Q : Do Qatar banks need Arabic-language phishing awareness content to satisfy QCB and NCSA expectations?

A : While QCB and NCSA do not mandate a specific language, Qatar’s national awareness campaigns and workshops clearly target Arabic-speaking citizens and staff, especially around phishing, spoofing and financial fraud. For banks with mainly Arabic-speaking customers and frontline teams, Arabic-first phishing awareness content is therefore a practical way to show regulators that messages are understood. Many Doha-based institutions offer bilingual (Arabic–English) modules and simulations so both local and expat employees can fully engage.

Q : Can one phishing awareness program cover KSA, UAE and Qatar without breaking data residency rules?

A : Yes, but it must be designed carefully. Many GCC groups use a single awareness and simulation platform, while segregating data per country and hosting it in compliant regions such as AWS Bahrain, AWS UAE, Azure UAE Central or GCP Doha, depending on internal policies. Policies should define what data (names, email addresses, results) can be stored where, and how reports are shared with KSA, UAE and Qatar leadership. When in doubt, work with legal and regulators early to validate your architecture.

Q : What budget range do mid-sized GCC companies typically allocate per employee for phishing awareness training?

A : Budgets vary widely, but many mid-sized GCC companies allocate the equivalent of a few US dollars per employee per month for awareness and simulated phishing often bundled into a larger security or IT training budget.
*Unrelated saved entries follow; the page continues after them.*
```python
def line_block_index(line_start: torch.Tensor, nbytes: int) -> torch.Tensor:
    cached = getattr(line_start, "_lp_blk", None)
    if cached is not None and cached[1] == nbytes:
        return cached[0]
    nblk = (max(nbytes, 1) >> LINE_BLK_SHIFT) + 2
    blk = torch.empty(nblk, dtype=torch.int32, device=line_start.device)
    N.blk_index(line_start.data_ptr(), line_start.numel(), nblk, blk.data_ptr(), _s(line_start), line_start.is_cuda)
    return blk


def prefilter(text, nbytes, pf_tuple, line_start, cap: int, grid: int = 2048) -> torch.Tensor:
    nlines = line_start.numel()
    if text.is_cuda:
        dev = text.device
        gcap = cap
        blk = line_block_index(line_start, nbytes)
        while True:
            gh = torch.empty(max(gcap, 1), dtype=torch.int64, device=dev)
            cand = torch.empty(max(cap, 1), dtype=torch.int64, device=dev)
            cnt = torch.zeros(2, dtype=torch.int64, device=dev)
            N.prefilter_dev(text.data_ptr(), nbytes, pf_tuple, line_start.data_ptr(), nlines, gh.data_ptr(), gcap,
                            cnt.data_ptr(), grid, _s(text))
            N.pf_verify_dev(gh.data_ptr(), gcap, text.data_ptr(), nbytes, pf_tuple, line_start.data_ptr(), nlines,
                            blk.data_ptr(), cand.data_ptr(), cap, cnt.data_ptr() + 8, _s(text), cnt.data_ptr(),
                            max(16, min(8192, nbytes >> 13)))
            c = cnt.cpu()
            g, k = int(c[0]), int(c[1])
            if g <= gcap and k <= cap:
                return cand[:k]
            gcap, cap = max(gcap, g), max(cap, k)
    while True:
        cand = torch.empty(max(cap, 1), dtype=torch.int64)
        c = N.prefilter_host(text.data_ptr(), nbytes, pf_tuple, line_start.data_ptr(), nlines, cand.data_ptr(), cap)
        if c <= cap:
            return cand[:c]
        cap = c


def scan(text, line_start, line_len, regs: torch.Tensor, dfa_tuple, cap: int) -> torch.Tensor:
    nlines = line_start.numel()
    if regs.numel() == 0 or nlines == 0:
        return torch.empty(0, dtype=torch.int64, device=text.device)
    if text.is_cuda:
        while True:
            out = torch.empty(max(cap, 1), dtype=torch.int64, device=text.device)
            cnt = torch.zeros(1, dtype=torch.int64, device=text.device)
            N.scan_dev(text.data_ptr(), line_start.data_ptr(), line_len.data_ptr(), nlines, regs.data_ptr(),
                       regs.numel(), dfa_tuple, out.data_ptr(), cap, cnt.data_ptr(), _s(text))
            c = int(cnt.item())
            if c <= cap:
                return out[:c]
            cap = c
    while True:
        out = torch.empty(max(cap, 1), dtype=torch.int64)
        c = N.scan_host(text.data_ptr(), line_start.data_ptr(), line_len.data_ptr(), nlines, regs.data_ptr(),
                        regs.numel(), dfa_tuple, out.data_ptr(), cap)
        if c <= cap:
            return out[:c]
# ... 818 lines not shown
```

The key is to view phishing awareness as part of broader investments in cloud, data protection and cyber resilience, not a standalone cost. For example, organisations evaluating cloud providers for KSA, UAE and Qatar or strengthening GCC data protection programs often budget awareness and training alongside SOC and cloud-security tooling, aligning with initiatives like Saudi Vision 2030 and Qatar National Vision 2030.